# Info on penn Formula 15kg reel



## MrPhoShiz (Sep 22, 2010)

Found some info on google, wanted to see if any of you old salts have any comments. Found a brand new Penn Formula 15kd on clearance for $300 but the manager said he would let it go for a song and a dance. I see its a 2 speed lever drag graphite frame, I see a lot of good comments about them and I'm seriously thinking about it. Yay or nay if the price is right...


----------



## Chris V (Oct 18, 2007)

I owned a pair of them when they came out years ago. Three words:

DON'T DO IT!!!

Had drag issues with one on its first fish and the two speed shifters failed in them by the end of the first season. Parts are very hard to find as well. You can get a brand new penn squall 16vsw or 30vsw for not much more than the "deal" he is going to give you

Just my honest opinion


----------



## MrPhoShiz (Sep 22, 2010)

Thanks!!!! That's all I needed.
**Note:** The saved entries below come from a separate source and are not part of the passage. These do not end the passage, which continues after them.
struct ConvLayer : Layer
{
    typedef SideConv<GconvApi, fhip_conv_param> Grouped;
    typedef SideConv<AtrousApi, fhip_atrous_param> Dilated;
    fhip_conv_param p = {};
    ConvRoute route = ROUTE_MAIN;
    int algo_ = -1, layout = 0;
    int dilation_h = 1, dilation_w = 1;
    fhip_atrous_param dilated = {};
    QuantRoute qr;
    std::vector<float> w_host, b_host;
    AffineFold fold;
    DeviceVec packed, bias;
    DeviceVec first_raw;
    BuiltFor built;
    size_t buffer_bytes = 0, packed_bytes = 0;
    ConvEpilogues ep;
    ChainPlan chain;
    SiblingPlan sibs;

    bool needs_weights() const override { return true; }
    ConvLayer* as_conv() override { return this; }
    bool reads_q8() const override { return route == ROUTE_INT8; }
    bool writes_q8() const override { return route == ROUTE_INT8 && qr.requant(); }
    bool first_candidate() const
    {
        return p.kernel_h == 3 && p.kernel_w == 3 && p.stride_h == 1 && p.stride_w == 1 && p.group == 1 && p.input_channels >= 2 && p.input_channels <= 4 && p.pad_left == 1 &&
               p.pad_right == 1 && p.pad_top == 1 && p.pad_bottom == 1;
    }
    bool whole_k() const { return route != ROUTE_MAIN; }
    bool side_epilogues_only() const { return route != ROUTE_MAIN; }
    int bias_channels() const { return !whole_k() && p.group == p.input_channels ? p.input_channels : p.output_channels; }
    int claims() const
    {
        return (ep.fuse_pool ? CLAIM_POOL : 0) | (ep.residual ? CLAIM_RESIDUAL : 0) | (ep.pw ? CLAIM_PAIR : 0) | (chain.in || chain.next ? CLAIM_CHAIN : 0) |
               (chain.head || chain.head_of ? CLAIM_HEAD : 0) | (sibs.sib || sibs.sib_of ? CLAIM_SIBLING : 0);
    }
    bool unclaimed(int but = 0) const { return !(claims() & ~but); }

    int LoadParam(const ParamDict& pd) override
    {
        dilation_w = pd.get(2, 1);
        dilation_h = pd.get(12, dilation_w);
        const bool atrous = dilation_w > 1 || dilation_h > 1;
        if (atrous && !(net && net->dilated))
            return failf(NET_E_UNKNOWN_LAYER, "layer %s: dilated convolution is not supported (fhip_net_set_dilated lifts this)", name.c_str());
        if (dilation_w < 1 || dilation_h < 1) return failf(NET_E_SHAPE, "layer %s: dilation must be >= 1", name.c_str());
        qr.scale_term = pd.get(8, 0);
        const bool quant = qr.scale_term != 0 && net && net->quantized;
        if (qr.scale_term && !quant) return failf(NET_E_UNKNOWN_LAYER, "layer %s: int8 convolution is not supported", name.c_str());
        if (quant && (qr.scale_term < 0 || (qr.scale_term > 100 && !net->requantized)))
            return failf(NET_E_UNKNOWN_LAYER, "layer %s: int8_scale_term %d (requantised int8 output) is not supported", name.c_str(), qr.scale_term);
        if (quant && qr.scale_term > 200) return failf(NET_E_UNKNOWN_LAYER, "layer %s: int8_scale_term %d is not one of 0 .. 200", name.c_str(), qr.scale_term);
        if (quant && atrous) return failf(NET_E_UNKNOWN_LAYER, "layer %s: a dilated int8 convolution is not supported", name.c_str());
        p.kernel_w = pd.get(1, 0);
        p.kernel_h = pd.get(11, p.kernel_w);
        p.stride_w = pd.get(3, 1);
        p.stride_h = pd.get(13, p.stride_w);
        p.pad_left = pd.get(4, 0);
        p.pad_bottom = pd.get(14, p.pad_left);
        p.pad_right = pd.get(4, 0);
        p.pad_top = pd.get(14, p.pad_left);
        p.group = pd.get(7, 1);
        p.output_channels = pd.get(0, 0);
        p.bias_term = pd.get(5, 0);
        p.activation = FHIP_ACT_NONE;
        const int weight_data_size = pd.get(6, 0);
        if (p.group < 1 || p.output_channels % p.group) return failf(NET_E_SHAPE, "layer %s: output_channels is not divisible by its group", name.c_str());
        p.output_channels /= p.group;
        if (p.output_channels <= 0 || p.kernel_h <= 0 || p.kernel_w <= 0) return failf(NET_E_SHAPE, "layer %s: bad convolution geometry", name.c_str());
        long long per_channel = (long long)p.output_channels * p.kernel_h;
        if (per_channel <= INT_MAX) per_channel *= p.kernel_w;
        if (weight_data_size < 0 || per_channel > INT_MAX || weight_data_size % per_channel)
            return failf(NET_E_SHAPE, "layer %s: weight_data_size does not fit the convolution geometry", name.c_str());
        p.input_channels = (int)(weight_data_size / per_channel);
        route = quant ? ROUTE_INT8 : atrous ? ROUTE_DILATED : p.group > 1 && p.group < p.input_channels ? ROUTE_GROUPED : ROUTE_MAIN;
        if (whole_k()) p.output_channels *= p.group;
        if ((route == ROUTE_INT8 || route == ROUTE_DILATED) && (p.pad_left < 0 || p.pad_top < 0))
            return failf(NET_E_UNKNOWN_LAYER, "layer %s: automatic padding is not supported", name.c_str());
        if (route == ROUTE_INT8)
        {
            if (p.input_channels < 1) return failf(NET_E_SHAPE, "layer %s: weight_data_size does not fit the convolution geometry", name.c_str());
            if (p.group != 1 && (p.group != p.input_channels || p.group != p.output_channels))
                return failf(NET_E_UNKNOWN_LAYER, "layer %s: an int8 convolution with a partial group (1 < group < channels) is not supported", name.c_str());
        }
        if (route == ROUTE_DILATED && (p.input_channels < 1 || p.input_channels % p.group))
            return failf(NET_E_SHAPE, "layer %s: weight_data_size does not fit the convolution geometry", name.c_str());
        return 0;
    }
    int LoadWeights(ModelBin& mb) override
    {
        const size_t wsize = (size_t)p.input_channels * p.output_channels * p.kernel_h * p.kernel_w / (whole_k() ? p.group : 1);
        built = BuiltFor();
        sibs.packed_for = nullptr;
        if (route == ROUTE_INT8) return qr.load(this, mb, wsize, p.output_channels, p.bias_term != 0);
        int rc = mb.load(wsize, 0, w_host);
        if (rc) return rc;
        if (p.bias_term) rc = mb.load(bias_channels(), 1, b_host);
        return rc;
    }

    int Reshape() override
    {
        const Blob* b = bottoms[0];
        p.input_w = b->w;
        p.input_h = b->h;
        if (p.input_channels != b->c)
            return failf(NET_E_TOPOLOGY, "convolution layer %s has %d input channels while bottom blob has %d channels", name.c_str(), p.input_channels, b->c);
        if (route == ROUTE_INT8 || route == ROUTE_DILATED) return reshape_own_output();
        fhip_conv_assign_output_dim(&p);
        if (p.output_h < 1 || p.output_w < 1) return failf(NET_E_SHAPE, "layer %s: empty output", name.c_str());
        if (route == ROUTE_GROUPED) return Grouped::reshape<false>(this, gconv_api(), p, "grouped convolution refused: ", &buffer_bytes, &packed_bytes);
        int rc = net->tuned_selection ? fhip_conv_select_algo_tuned(&p, &algo_) : fhip_conv_select_algo(&p, &algo_);
        if (rc) return rc;
        if ((rc = ep.pw ? reshape_pair() : reshape_epilogues())) return rc;
        return fhip_conv_packed_layout(&p, algo_, &layout);
    }
    int reshape_own_output()
    {
        int rc;
        if (route == ROUTE_INT8)
        {
            copy_geometry(qr.q, p);
// ... 6 lines not shown
        dilated.dilation_h = dilation_h, dilated.dilation_w = dilation_w;
        rc = Dilated::reshape<true>(this, atrous_api(), dilated, "dilated convolution refused: ", &buffer_bytes, &packed_bytes);
        p.output_h = dilated.output_h, p.output_w = dilated.output_w;
        return rc;
    }
    size_t output_bytes() const { return (size_t)bottoms[0]->n * p.output_channels * p.output_h * p.output_w * sizeof(float); }
    template <class Step>
    int with_pair_input(float* data, const Step& step)
    {
        Blob dwout;
        dwout.n = bottoms[0]->n, dwout.c = p.output_channels, dwout.h = p.output_h, dwout.w = p.output_w;
        dwout.data = data;
        ep.pw->bottoms.assign(1, &dwout);
        ep.pw->tops = tops;
        ep.pw->net = net;
        const int rc = step();
        ep.pw->bottoms.clear();
        return rc;
    }
    int reshape_pair()
    {
        ConvLayer* pw = ep.pw.get();
        int rc = with_pair_input(nullptr, [&] { return pw->Reshape(); });
        if (rc) return rc;
        ep.pair_fast = fhip_conv_can_fuse_dw_pw(&p, &pw->p, bottoms[0]->n) != 0 && pw->unclaimed() && pw->algo_ == FHIP_IM2COL;
        if (!ep.pair_fast && (rc = ep.mid.resize(output_bytes()))) return rc;
        size_t bb = 0;
        if ((rc = fhip_conv_get_buffer_size(&p, algo_, bottoms[0]->n, &bb, &packed_bytes))) return rc;
        buffer_bytes = std::max(bb, pw->buffer_bytes);
        return 0;
    }
    int reshape_epilogues()
    {
        const Blob* b = bottoms[0];
        const Blob* r = ep.residual;
        int rc, oh = p.output_h, ow = p.output_w;
        ep.res_fast = r && fhip_conv_can_fuse_residual(&p, algo_) != 0;
        if (r && (r->n != b->n || r->c != p.output_channels || r->h != p.output_h || r->w != p.output_w))
            return failf(NET_E_SHAPE, "Shape mismatch among bottoms of layer %s.", name.c_str());
        if (ep.fuse_pool)
        {
            ep.poolq.channels = p.output_channels, ep.poolq.input_h = p.output_h, ep.poolq.input_w = p.output_w;
            if ((rc = fhip_pooling_output_dim(&ep.poolq, &oh, &ow))) return rc;
            ep.pool_fast = fhip_conv_can_fuse_maxpool2(&p, algo_) != 0;
            if (!ep.pool_fast && (rc = ep.pre_pool.resize(output_bytes()))) return rc;
        }
        if ((rc = tops[0]->reshape(b->n, p.output_channels, oh, ow))) return rc;
        return fhip_conv_get_buffer_size(&p, algo_, b->n, &buffer_bytes, &packed_bytes);
    }

    void folded(std::vector<float>& w, std::vector<float>& b) const
    {
        w = w_host;
        b = b_host;
        fold.apply(w, b, p.output_channels);
    }
    int init_siblings(hipStream_t s)
    {
        ConvLayer* o = sibs.sib;
        std::vector<float> wa, ba, wb, bb;
        folded(wa, ba);
        o->folded(wb, bb);
        fhip_conv_param pa = p, pb = o->p, both;
        pa.bias_term = ba.empty() ? 0 : 1;
        pb.bias_term = bb.empty() ? 0 : 1;
        int rc = fhip_conv_siblings_geometry(&pa, &pb, &both);
        if (rc) return rc;
        wa.insert(wa.end(), wb.begin(), wb.end());
        sibs.has_bias = both.bias_term != 0;
        if (sibs.has_bias)
        {
            if (ba.empty()) ba.assign(p.output_channels, 0.f);
            if (bb.empty()) bb.assign(o->p.output_channels, 0.f);
            ba.insert(ba.end(), bb.begin(), bb.end());
        }
        size_t bytes = 0, pk = 0;
        if ((rc = fhip_conv_get_buffer_size(&both, FHIP_IM2COL, bottoms[0]->n, &bytes, &pk))) return rc;
        if ((rc = init_main(both, FHIP_IM2COL, wa, ba, sibs.packed, pk, sibs.bias, s))) return rc;
        sibs.packed_for = o;
        return 0;
    }
    int Init(hipStream_t s) override
    {
        int rc;
        if (ep.pw && (rc = ep.pw->Init(s))) return rc;
        if (sibs.sib && sibs.packed_for != sibs.sib && (rc = init_siblings(s))) return rc;
        if (route == ROUTE_INT8)
        {
            rc = qr.init(this, fold, s);
            if (!rc && !fold.empty()) p.bias_term = 1;
            return rc;
        }
        const BuiltFor want{algo(), layout, packed_bytes};
        if (built == want) return 0;
        std::vector<float> w, b;
        folded(w, b);
        if (!fold.empty()) p.bias_term = dilated.bias_term = 1;
        if (first_candidate() && (rc = first_raw.upload(w.data(), w.size(), s))) return rc;
        if ((rc = route == ROUTE_DILATED   ? Dilated::init(this, atrous_api(), dilated, w, b, packed, packed_bytes, bias, s)
                  : route == ROUTE_GROUPED ? Grouped::init(this, gconv_api(), p, w, b, packed, packed_bytes, bias, s)
                                           : init_main(p, algo_, w, b, packed, packed_bytes, bias, s)))
            return rc;
        built = want;
        return 0;
    }

    int Forward(hipStream_t s) override
    {
        if (route != ROUTE_MAIN) return forward_side(s);
        if (chain.head_of) return 0;
        if (sibs.sib_of) return 0;
        if (sibs.sib) return forward_siblings(s);
        if (ep.pw) return forward_pair(s);
        if (chain.runs()) return forward_chained(s);
        return forward_plain(s);
    }
    const float* bias_d() const { return p.bias_term ? bias.d : nullptr; }
    float* arena() const { return (float*)net->arena.d; }
    int pool_tail(int rc, hipStream_t s) { return rc ? rc : fhip_pooling(&ep.poolq, bottoms[0]->n, tops[0]->data, ep.pre_pool.d, s); }
    int forward_side(hipStream_t s)
    {
        if (route == ROUTE_INT8) return qr.forward(this, s);
        if (route == ROUTE_DILATED) return Dilated::forward(this, atrous_api(), dilated, packed, bias, s);
        return Grouped::forward(this, gconv_api(), p, packed, bias, s);
    }
    int forward_siblings(hipStream_t s)
    {
        return fhip_conv_forward_siblings(&p, &sibs.sib->p, bottoms[0]->n, tops[0]->data, sibs.sib->tops[0]->data, bottoms[0]->data, sibs.packed.d,
                                          sibs.has_bias ? sibs.bias.d : nullptr, s);
    }
    int forward_pair(hipStream_t s)
    {
        ConvLayer* pw = ep.pw.get();
        if (ep.pair_fast)
            return fhip_conv_forward_dw_pw(&p, &pw->p, bottoms[0]->n, tops[0]->data, bottoms[0]->data, packed.d, bias_d(), pw->packed.d, pw->bias_d(), s);
        const int rc = fhip_conv_forward(&p, algo_, bottoms[0]->n, ep.mid.d, bottoms[0]->data, packed.d, arena(), bias_d(), s);
        return rc ? rc : with_pair_input(ep.mid.d, [&] { return pw->Forward(s); });
    }
    int forward_chained(hipStream_t s)
    {
        char* base = reinterpret_cast<char*>(net->arena.d);
        float* v = reinterpret_cast<float*>(base + net->chain_slot[chain.pos & 1]);
        float* vn = reinterpret_cast<float*>(base + net->chain_slot[(chain.pos + 1) & 1]);
        float* m = reinterpret_cast<float*>(base + net->chain_m);
        const float* in = chain.in || chain.head ? nullptr : bottoms[0]->data;
        const float* b = bias_d();
        const int n = bottoms[0]->n, pool = ep.fuse_pool ? 1 : 0;
        if (const ConvLayer* h = chain.head)
        {
            const int rc = fhip_winograd_f63_input_from_first(&h->p, &p, n, v, h->bottoms[0]->data, h->first_raw.d, h->bias_d(), s);
            if (rc) return rc;
        }
        if (chain.canvas || (chain.next && chain.next->chain.canvas)) return forward_canvas(n, in, v, m, vn, b, s);
        if (chain.next) return fhip_conv_forward_chained(&p, n, nullptr, in, packed.d, v, m, b, &chain.next->p, vn, pool, s);
        if (!ep.fuse_pool || ep.pool_fast) return fhip_conv_forward_chained(&p, n, tops[0]->data, in, packed.d, v, m, b, nullptr, nullptr, pool, s);
        return pool_tail(fhip_conv_forward_chained(&p, n, ep.pre_pool.d, in, packed.d, v, m, b, nullptr, nullptr, 0, s), s);
    }
    int forward_canvas(int n, const float* in, float* v, float* m, float* vn, const float* b, hipStream_t s)
    {
        const CanvasApi* api = canvas_api();
        if (!api) return FHIP_E_UNSUPPORTED;
        int rc;
        if (in)
        {
            if (chain.canvas) return failf(FHIP_E_UNSUPPORTED, "layer %s: a canvas layer takes its input from the chained transform before it", name.c_str());
            if ((rc = fhip_winograd_f63_input_transform(&p, n, v, in, s))) return rc;
        }
        rc = chain.canvas ? fhip_winograd_f63_tile_gemm(&chain.canvas_p, n / 4, m, packed.d, v, s) : fhip_winograd_f63_tile_gemm(&p, n, m, packed.d, v, s);
        if (rc) return rc;
        if (const ConvLayer* nx = chain.next)
        {
            const int form = !chain.canvas ? FHIP_CANVAS_ENTRY : nx->chain.canvas ? FHIP_CANVAS_INSIDE : FHIP_CANVAS_EXIT;
            rc = api->chain(form, &p, &nx->p, n, &chain.run_plan, &nx->chain.run_plan, vn, m, b, s);
        }
        else
            rc = api->output(&p, n, &chain.run_plan, tops[0]->data, m, b, ep.fuse_pool ? 1 : 0, s);
        return rc ? failf(rc, "layer %s: %s", name.c_str(), api->last_error()) : 0;
    }
    int forward_plain(hipStream_t s)
    {
        const int n = bottoms[0]->n;
        const float *in = bottoms[0]->data, *b = bias_d();
        if (Blob* r = ep.residual)
        {
            if (r->alias) r->data = r->alias->data;
            if (ep.res_fast) return fhip_conv_forward_residual(&p, algo_, n, tops[0]->data, in, packed.d, arena(), b, r->data, s);
            fhip_conv_param q = p;
            q.activation = FHIP_ACT_NONE;
            const int rc = fhip_conv_forward(&q, algo_, n, tops[0]->data, in, packed.d, arena(), b, s);
            return rc ? rc : fhip_add(tops[0]->data, tops[0]->data, r->data, tops[0]->count(), p.activation == FHIP_ACT_RELU, s);
        }
        if (!ep.fuse_pool) return fhip_conv_forward(&p, algo_, n, tops[0]->data, in, packed.d, arena(), b, s);
        if (ep.pool_fast) return fhip_conv_forward_maxpool2(&p, algo_, n, tops[0]->data, in, packed.d, arena(), b, s);
        return pool_tail(fhip_conv_forward(&p, algo_, n, ep.pre_pool.d, in, packed.d, arena(), b, s), s);
    }

    int Fuse(Layer* next, int level) override;
    bool FuseResidual(Blob* other)
    {
        if (ep.pw)
        {
            if (!unclaimed(CLAIM_PAIR) || !ep.pw->FuseResidual(other)) return false;
            ep.pw->bottoms.pop_back();
            bottoms.push_back(other);
            return true;
        }
        if (side_epilogues_only() || !unclaimed() || p.activation != FHIP_ACT_NONE) return false;
        ep.residual = other;
        bottoms.push_back(other);
        return true;
    }
    size_t weight_bytes() const override
    {
        return packed.bytes + bias.bytes + ep.pre_pool.bytes + ep.mid.bytes + first_raw.bytes + sibs.packed.bytes + sibs.bias.bytes + qr.bytes() +
               (ep.pw ? ep.pw->weight_bytes() : 0);
    }
    const fhip_conv_param* fused_pointwise(int* one_kernel) const override
    {
        if (one_kernel) *one_kernel = ep.pair_fast ? 1 : 0;
        return ep.pw ? &ep.pw->p : nullptr;
    }
    size_t arena_bytes() const override { return std::max(buffer_bytes, chain.bytes); }
    const fhip_conv_param* conv_param() const override { return &p; }
    int algo() const override { return route == ROUTE_MAIN ? algo_ : ROUTE_CODE[route]; }
    int sibling_state() const override { return sibs.sib ? 1 : sibs.sib_of ? 2 : 0; }
    int residual_state() const override { return !ep.residual ? 0 : ep.res_fast ? 1 : 2; }
    void chain_state(int* v_from_previous, int* writes_next_v) const override
    {
        *v_from_previous = chain.head ? 2 : chain.in ? 1 : 0;
        *writes_next_v = chain.head_of ? 2 : chain.next ? 1 : 0;
    }
    int canvas_state() const override { return chain.canvas ? 1 : 0; }
};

I'm picking up a Release Reels SG and it's got more backbone than the Formula. Then an LG later


----------



## floater1 (Oct 31, 2007)

I had one for a few years no problems what so ever with it sold to a friend still using it . I mainly used it for bottom fishing on the edge


----------



## seacat (Jan 6, 2009)

I had one that I bought used which was in good shape. After a fresh service the reel ended up failing where it would cost as much as it was worth to repair. I ended up giving to a local reel repair shop for parts. I would not buy one unless it's under $25.00.


----------



## Jack Hexter (Oct 2, 2007)

Enjoy the Release. Good reel


----------



## floater1 (Oct 31, 2007)

This could be a 20 page argument because what one person says not everyone will not agree. who has it id be interested in it


----------



## Chris V (Oct 18, 2007)

I will add.....that I did sell quite a few back when they came out and most customers WERE happy with them, but about 1 out of every 4 I sold would come back with issues so I have to recommend something else. Penn phased this reel out for a reason and they have much better reels in the same general class that are much more advanced.


----------



## Ocean Master (May 20, 2008)

I bought 2 around 2001. Never again..!!


----------